Вынужденно смирившись с двусмысленностью положения, в котором оказался из-за Агнесс, не смог примириться с осознанием своей уязвимости в общественном мнении. До сих пор, открытая всем взглядам жизнь, не будучи в тягость, лишь добавляла энергии и бодрости. Чувствовать себя в центре внимания, как в центре вселенной, разве это не главное в карьере знаменитого адвоката? Но теперь, когда всё, служившее на пользу, превратилось во вред, тревога овладевала его душой, сковывая и лишая былой уверенности.
Даже достигнутое с провинившейся взаимопонимание, при опасениях, на короткое время загнанных вглубь, не могло оказаться прочным. В растерянности, овладевшей его душой, призрак суда земного вернул к, затерявшейся в глубинах души, декоративной религиозности, по причине того, что суд божеский, по крайней мере на этом этапе, представляет для него наименьшую опасность.
А тут ещё Агнесс и Эдуардо, будто нарочно, подливали масло глупости в огонь любопытства, очевидной сдержанностью в отношениях друг с другом. Сначала это заметили, каждый порознь, супруги Бульони, не ставшие, по понятным причинам, вдаваться в обсуждение и подробности. После помолвки, многолюдной и потому шумной, число недоумевающих возросло, а на свадьбе доказательства тому проявились с такой откровенностью, что злые языки затрепетали, как флаги на ветру.
По общему мнению, не ощущалось, свойственного молодожёнам, любовного азарта. Даже в главном, без чего в таких случаях не обойтись: желания, как можно скорее, остаться наедине. Как будто на чужом пиру, усердно отплясывали со всей компанией, не проявляя никаких признаков нетерпения. Невеста была нарасхват мужской молодёжью, жених - женской. И даже возвращаясь к пиршественному столу, всё внимание уделяли еде и гостям, переглядывание и перешёптывание которых, стало самым красноречивым доказательством, что сомнения сменились уверенностью.

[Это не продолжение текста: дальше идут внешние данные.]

@@ -56,17 +63,25 @@
           hrow[s][rk][i] = rt::ldg4(Hb, offH[s] + (uint32_t)(rk * p.ldh2 + min(o0 + 16 * i + r, NO - 1)) * 4u, 0u);
   }
 
-  f32x4 acc[S][IB][kNB];
+  f32x4 acc[S][IB][NBF];
 #pragma unroll
   for (int s = 0; s < S; ++s)
 #pragma unroll
     for (int i = 0; i < IB; ++i)
 #pragma unroll
-      for (int j = 0; j < kNB; ++j) acc[s][i][j] = f32x4{0.f, 0.f, 0.f, 0.f};
+      for (int j = 0; j < NBF; ++j) acc[s][i][j] = f32x4{0.f, 0.f, 0.f, 0.f};
+  f32x4 accT[TAIL ? R : 1][TAIL ? IB : 1];
+  if constexpr (TAIL) {
+#pragma unroll
+    for (int rk = 0; rk < R; ++rk)
+#pragma unroll
+      for (int i = 0; i < IB; ++i) accT[rk][i] = f32x4{0.f, 0.f, 0.f, 0.f};
+  }
 
   struct Frag {
     f32x4 w[R][IB];
-    f32x4 x[S][kNB];
+    f32x4 x[S][NBF];
+    f32x4 xt;
     f32x4 hk[FWD ? 1 : S][R];
   };
   auto load = [&](Frag& f, int c) {
@@ -78,15 +93,15 @@
 #pragma unroll
     for (int s = 0; s < S; ++s) {
 #pragma unroll
-      for (int j = 0; j < kNB; ++j) f.x[s][j] = rt::ldg16(Xb, offX[s][j], so);
+      for (int j = 0; j < NBF; ++j) f.x[s][j] = rt::ldg16(Xb, offX[s][j], so);
       if constexpr (!FWD) {
 #pragma unroll
         for (int rk = 0; rk < R; ++rk) f.hk[s][rk] = rt::ldg16(Hb, offH[s] + (uint32_t)(rk * p.ldh2) * 4u + 16u * g, so);
       }
     }
+    if constexpr (TAIL) f.xt = rt::ldg16(Xb, offT, so);
   };
   auto fold = [&](const Frag& f, int s, int i) -> f32x4 {
-    typedef float f32x2 __attribute__((ext_vector_type(2)));
     f32x4 we;
     if constexpr (FWD) {
       const f32x2 h0 = f32x2{hrow[s][0][i], hrow[s][0][i]};
@@ -117,7 +132,29 @@
 #pragma unroll
     for (int t = 0; t < FG; ++t) we[t] = fold(f, min(t, NQ - 1) / IB, min(t, NQ - 1) % IB);
     if constexpr (PIN) __builtin_amdgcn_sched_group_barrier(0x002, NV * FG, 0);
+    constexpr int NMT = NT * R * IB * 4;
+    constexpr int NM = NMT + NQ * 4 * NBF;
     int issued = 0;
+    auto pin_mfma = [&](int m) {
+      if constexpr (PIN) {
+        __builtin_amdgcn_sched_group_barrier(0x008, 1, 0);
+        if (issued < NL && (m + 1) * NL / NM > issued) {
+          __builtin_amdgcn_sched_group_barrier(0x020, 1, 0);
+          ++issued;
+        }
+      }
+    };
+    if constexpr (TAIL) {
+#pragma unroll
+      for (int kb = 0; kb < 4; ++kb)
+#pragma unroll
+        for (int rk = 0; rk < R; ++rk)
+#pragma unroll
+          for (int i = 0; i < IB; ++i) {
+            accT[rk][i] = __builtin_amdgcn_mfma_f32_16x16x4f32(f.w[rk][i][kb], f.xt[kb], accT[rk][i], 0, 0, 0);
+            pin_mfma((kb * R + rk) * IB + i);
+          }
+    }
 #pragma unroll
     for (int q0 = 0; q0 < NQ; q0 += FG) {
 #pragma unroll
@@ -138,16 +175,9 @@
 #pragma unroll
         for (int kb = 0; kb < 4; ++kb)
 #pragma unroll
-          for (int j = 0; j < kNB; ++j) {
+          for (int j = 0; j < NBF; ++j) {
             acc[s][i][j] = __builtin_amdgcn_mfma_f32_16x16x4f32(we[t][kb], f.x[s][j][kb], acc[s][i][j], 0, 0, 0);
-            if constexpr (PIN) {
-              __builtin_amdgcn_sched_group_barrier(0x008, 1, 0);
-              const int m = q * 4 * kNB + kb * kNB + j;
-              if (issued < NL && (m + 1) * NL / (NQ * 4 * kNB) > issued) {
-                __builtin_amdgcn_sched_group_barrier(0x020, 1, 0);
-                ++issued;
-              }
-            }
+            pin_mfma(NMT + q * 4 * NBF + kb * NBF + j);
           }
       }
 #pragma unroll
@@ -155,7 +185,7 @@
     }
   };
   auto step = [&](Frag& fn, int cn, const Frag& f) {
-    constexpr int NL = R * IB + S * kNB + (FWD ? 0 : S * R);
+    constexpr int NL = R * IB + S * NBF + NT + (FWD ? 0 : S * R);
     load(fn, cn);
     compute(f, std::true_type{}, std::integral_constant<int, NL>{});
     __builtin_amdgcn_sched_barrier(0);
@@ -199,7 +229,7 @@
 #pragma unroll
       for (int s = 0; s < S; ++s) {
 #pragma unroll
-        for (int j = 0; j < kNB; ++j) {
+        for (int j = 0; j < NBF; ++j) {
           float v = rt::ldg4(Xb, offX[s][j] - 16u * g + kc * 4u, 0u);
           v = in ? v : 0.f;
           if constexpr (FWD) {
@@ -215,6 +245,12 @@
           }
         }
       }
+      if constexpr (TAIL) {
+        float v = rt::ldg4(Xb, offT - 16u * g + kc * 4u, 0u);
+        v = in ? v : 0.f;
+        if (k == K) v = 1.f;
+        f.xt[kb] = v;
+      }
     }
     compute(f, std::false_type{}, std::integral_constant<int, 0>{});
   }
@@ -224,7 +260,7 @@
     const int b = b0 + s;
     if (b >= B) break;
 #pragma unroll
-    for (int j = 0; j < kNB; ++j) {
+    for (int j = 0; j < NBF; ++j) {
       const int n = 16 * j + r;
       if (n >= N) continue;
       float* __restrict__ row = p.out + (size_t)(b * N + n) * p.ldo;
@@ -241,6 +277,56 @@
       }
     }
   }
+  if constexpr (TAIL) {
+    const int b = b0 + (r >> 2), n = 32 + (r & 3);
+    if (b < B && n < N) {
+      float* __restrict__ row = p.out + (size_t)(b * N + n) * p.ldo;
+#pragma unroll
+      for (int i = 0; i < IB; ++i) {
+        const int o = o0 + 16 * i + 4 * g;
+        if (o >= NO) continue;
+        const bool whole = o + 3 < NO;
+        f32x2 lo, hi;
+#pragma unroll
+        for (int rk = 0; rk < R; ++rk) {
+          const uint32_t oh = ((uint32_t)(b * R + rk) * (uint32_t)p.ldh2 + (uint32_t)o) * 4u;
+          f32x4 h;
+          if (whole) {
+            h = rt::ldg16(Hb, oh, 0u);
+          } else {
+#pragma unroll
+            for (int t = 0; t < 4; ++t) h[t] = rt::ldg4(Hb, oh - (uint32_t)o * 4u + (uint32_t)min(o + t, NO - 1) * 4u, 0u);
+          }
+          if (rk == 0) {
+            lo = f32x2{accT[0][i][0], accT[0][i][1]} * f32x2{h[0], h[1]};
+            hi = f32x2{accT[0][i][2], accT[0][i][3]} * f32x2{h[2], h[3]};
+          } else {
+            lo = __builtin_elementwise_fma(f32x2{accT[rk][i][0], accT[rk][i][1]}, f32x2{h[0], h[1]}, lo);
+            hi = __builtin_elementwise_fma(f32x2{accT[rk][i][2], accT[rk][i][3]}, f32x2{h[2], h[3]}, hi);
+          }
+        }
+        const f32x4 v = f32x4{lo[0], lo[1], hi[0], hi[1]};
+        if (whole) {
+          *reinterpret_cast<f32x4*>(row + o) = v;
+        } else {
+#pragma unroll
+          for (int t = 0; t < 4; ++t)
+            if (o + t < NO) row[o + t] = v[t];
+        }
+      }
+    }
+  }
+}
+
+template <bool FWD, int S, int IB, int R, int FG = 1>
+__global__ __launch_bounds__(rt::kThreads, 1) void bilinear_fold_rt_kernel(FoldRtArgs p) {
+  if constexpr (FWD && S == 4) {
+    if (p.tail != 0 && 32 < p.N && p.N <= 36) {
+      fold_rt_body<FWD, S, IB, R, FG, true>(p);
+      return;
+    }
+  }
+  fold_rt_body<FWD, S, IB, R, FG, false>(p);
 }
 
 template <bool FWD>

Но и до свадьбы между ними не замечалось и намёка на задушевность. Совместным прогулкам и разговорам о будущем, предпочитали кинозалы и рок-концерты. Однажды, расставаясь перед сном, Агнесс, на робкую попытку поцелуя, ответила подставленным лбом, примирившим Эдуардо с мыслью, что в скором времени придётся преодолевать застенчивость девственницы, в его практике не случавшейся.
Отношения, развивающиеся, что называется, по касательной, и не могли быть иными, ибо цели и намерения будущих супругов, ничего общего между собой не имели.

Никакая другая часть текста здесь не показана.